> What the task requires: The answer must consist of every line below that holds the word "false".

━━━ Extracted information ━━━

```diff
@@ -1365,7 +1417,7 @@
         if (slot_find(ctx, dirs[k], metrics[k], normal_modes[k], want_units)) continue;
         ReduceSlot *s = slot_free(ctx, fresh, nfresh);
         if (!s) return fail(PCCM_E_STATE, "no free reduction slot: more than 8 live columns in one batch");
-        if (s->pending && !ctx->capturing && s->wait_ev) PCCM_HIP(hipEventSynchronize(s->wait_ev));
+        if (s->pending && !ctx->capturing && s->wait_ev) { int rcw = wait_slot(ctx, s); if (rcw) return rcw; }
         s->pending = false;
         int rc = slot_prepare(ctx, *s, dirs[k], metrics[k], normal_modes[k], want_units, pj, uj);
         if (rc) return rc;
@@ -1375,9 +1427,11 @@
     if (nfresh == 0) return PCCM_OK;
     int rc;
     if ((rc = launch_point_jobs(ctx, pj))) return rc;
-    if ((rc = launch_unit_jobs(ctx, uj))) return rc;
+    uint64_t seq = 0;
+    if ((rc = launch_unit_jobs(ctx, uj, &seq))) return rc;
     for (int k = 0; k < nfresh; ++k) {
         ReduceSlot &s = *fresh[k];
+        s.wait_seq = seq;
         if (ctx->capturing) {
             GraphOp op;
             op.kind = 2;
@@ -1411,7 +1465,7 @@
         s = slot_find(ctx, dir, metric, normal_mode, true);
         if (!s) return fail(PCCM_E_STATE, "reduction slot lost");
     }
-    if (s->wait_ev) PCCM_HIP(hipEventSynchronize(s->wait_ev));
+    { int rcw = wait_slot(ctx, s); if (rcw) return rcw; }
     { int rce = check_device_errors(ctx); if (rce) return rce; }
     s->pending = false;
     const int64_t n = s->n_iter;
@@ -1470,7 +1524,7 @@
         s = slot_find(ctx, dir, metric, normal_mode);
         if (!s) return fail(PCCM_E_STATE, "reduction slot lost");
     }
-    if (s->wait_ev) PCCM_HIP(hipEventSynchronize(s->wait_ev));
+    { int rcw = wait_slot(ctx, s); if (rcw) return rcw; }
     { int rce = check_device_errors(ctx); if (rce) return rce; }
     s->pending = false;
     const int64_t n = s->n_iter, nunits = s->nunits, nblocks = s->nblocks;
@@ -1514,7 +1568,7 @@
         s = slot_find(ctx, dir, metric, normal_mode);
         if (!s) return fail(PCCM_E_STATE, "reduction slot lost");
     }
-    if (s->wait_ev) PCCM_HIP(hipEventSynchronize(s->wait_ev));
+    { int rcw = wait_slot(ctx, s); if (rcw) return rcw; }
     { int rce = check_device_errors(ctx); if (rce) return rce; }
     s->pending = false;
     const int64_t n = s->n_iter, nunits = s->nunits, nblocks = s->nblocks;
@@ -1686,7 +1740,10 @@
             ctx->nn[op.dir].plain_d2_valid = op.plain_valid;
         } else if (op.kind == 2) {
             ReduceSlot &s = ctx->slots[op.slot];
-            if (s.pending && s.gen == ctx->nn_gen[s.dir] && s.wait_ev) PCCM_HIP(hipEventSynchronize(s.wait_ev));
+            if (s.pending && s.gen == ctx->nn_gen[s.dir] && s.wait_ev) {
+                int rcw = wait_slot(ctx, &s);
+                if (rcw) return rcw;
+            }
             s.dir = op.snap.dir; s.metric = op.snap.metric; s.mode = op.snap.mode;
             s.n_iter = op.snap.n_iter; s.begin = op.snap.begin; s.end = op.snap.end;
             s.nunits = op.snap.nunits; s.nblocks = op.snap.nblocks; s.has_units = op.snap.has_units;
@@ -1694,8 +1751,10 @@
             s.gen = ctx->nn_gen[s.dir];
             s.pending = true;
             s.wait_ev = ctx->batch_ev;
+            s.wait_seq = op.snap.wait_seq ? ctx->batches_issued + op.snap.wait_seq : 0;
         }
     }
+    ctx->batches_issued += g.batches;
     PCCM_HIP(hipGraphLaunch(g.exec, ctx->stream));
     PCCM_HIP(hipEventRecord(ctx->batch_ev, ctx->stream));
     return PCCM_OK;
@@ -1708,6 +1767,7 @@
     PCCM_HIP(hipStreamSynchronize(ctx->stream));
     for (auto &s : ctx->slots) s.pending = false;
     ctx->cap_ops.clear();
+    ctx->cap_batches = 0;
     ctx->capture_failed = false;
     PCCM_HIP(hipStreamBeginCapture(ctx->stream, hipStreamCaptureModeThreadLocal));
     ctx->capturing = true;
@@ -1750,10 +1810,15 @@
             op.no_rows = ctx->nn[op.dir].no_rows;
         }
     g.epoch = ctx->epoch;
+    g.batches = ctx->cap_batches;
     g.valid = true;
+    for (auto &op : g.ops)
+        if (op.kind == 2) {
+            ctx->slots[op.slot].wait_ev = ctx->batch_ev;
+            ctx->slots[op.slot].wait_seq = op.snap.wait_seq ? ctx->batches_issued + op.snap.wait_seq : 0;
+        }
+    ctx->batches_issued += g.batches;
     PCCM_HIP(hipGraphLaunch(g.exec, ctx->stream));
-    for (auto &op : g.ops)
-        if (op.kind == 2) ctx->slots[op.slot].wait_ev = ctx->batch_ev;
     PCCM_HIP(hipEventRecord(ctx->batch_ev, ctx->stream));
     int id = -1;
     for (size_t k = 0; k < ctx->graphs.size(); ++k)
diff --git a/open_pcc_metric_amd/csrc/pccm_internal.h b/open_pcc_metric_amd/csrc/pccm_internal.h
--- a/open_pcc_metric_amd/csrc/pccm_internal.h
+++ b/open_pcc_metric_amd/csrc/pccm_internal.h
@@ -151,6 +151,7 @@
     size_t host_cap = 0;
     hipEvent_t ev = nullptr;
     hipEvent_t wait_ev = nullptr;
+    uint64_t wait_seq = 0;
 };
 
 struct ProfSpan {
@@ -172,6 +173,7 @@
     hipGraphExec_t exec = nullptr;
     std::vector<GraphOp> ops;
     uint64_t epoch = 0;
+    uint64_t batches = 0;
     bool valid = false;
 };
 
@@ -211,6 +213,10 @@
     pccm::DevBuf g_cell_of, g_rank, g_hist, g_blocksum, g_qrecs;
     pccm::DevBuf g_bins, g_tmp;
     hipEvent_t batch_ev = nullptr;
+    uint64_t *done = nullptr;
+    uint64_t batches_issued = 0;
+    uint64_t cap_batches = 0;
+    int wait_mode = PCCM_WAIT_SPIN;
     uint32_t *host_err = nullptr;
     bool bins_clean = false;
     int want_idx = 1;
@@ -338,7 +344,7 @@
 constexpr unsigned kRescanCap = 512;
 int launch_point_jobs(pccm_ctx *ctx, const PointJobs &jobs);
 int launch_unpack(pccm_ctx *ctx, const double *rec, int stride, int layout, const float4 *q32, int64_t row0, int64_t ns, int32_t *idx, double *d2);
-int launch_unit_jobs(pccm_ctx *ctx, const UnitJobs &jobs);
+int launch_unit_jobs(pccm_ctx *ctx, const UnitJobs &jobs, uint64_t *seq);
 
 int launch_point_metric(pccm_ctx *ctx, const Cloud &it, const Cloud &se, const NNResult &res, int metric,
                         int normal_mode, double *out_val , double *out_err );
diff --git a/open_pcc_metric_amd/csrc/pccm_point.hip b/open_pcc_metric_amd/csrc/pccm_point.hip
--- a/open_pcc_metric_amd/csrc/pccm_point.hip
+++ b/open_pcc_metric_amd/csrc/pccm_point.hip
@@ -560,6 +560,15 @@
     for (int c = 0; c < NC; ++c) J.c[c].out_tail[e] = w[c];
 }
 
+__global__ __launch_bounds__(64) void k_publish(unsigned long long *done)
+{
+    if (threadIdx.x == 0) {
+        __builtin_amdgcn_fence(__ATOMIC_RELEASE, "");
+        asm volatile("s_waitcnt vmcnt(0)" ::: "memory");
+        __hip_atomic_fetch_add(done, 1ull, __ATOMIC_RELAXED, __HIP_MEMORY_SCOPE_SYSTEM);
+    }
+}
+
 static int job_shape(const UnitJob &J)
 {
     int cfg = -1;
@@ -608,8 +617,9 @@
     }
 }
 
-int launch_unit_jobs(pccm_ctx *ctx, const UnitJobs &jobs)
-{
+int launch_unit_jobs(pccm_ctx *ctx, const UnitJobs &jobs, uint64_t *seq)
+{
+    *seq = 0;
     const int64_t total = jobs.uoff[jobs.njobs] + jobs.toff[jobs.njobs];
     if (total <= 0) return PCCM_OK;
     ProfScope ps(ctx, PCCM_K_REDUCE);
@@ -647,6 +657,8 @@
             launch_unit_shape(ctx, sub, shape[first_of[g]]);
         }
     }
+    *seq = ctx->capturing ? ++ctx->cap_batches : ++ctx->batches_issued;
+    hipLaunchKernelGGL(k_publish, dim3(1), dim3(64), 0, ctx->stream, (unsigned long long *)ctx->done);
     PCCM_HIP(hipGetLastError());
     return PCCM_OK;
 }
```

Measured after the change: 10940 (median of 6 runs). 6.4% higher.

━━━

> Solution to this problem:
         s->pending = false;
     s->pending = false;
     s->pending = false;
     s->pending = false;
     for (auto &s : ctx->slots) s.pending = false;
     ctx->capture_failed = false;
     bool valid = false;
     bool bins_clean = false;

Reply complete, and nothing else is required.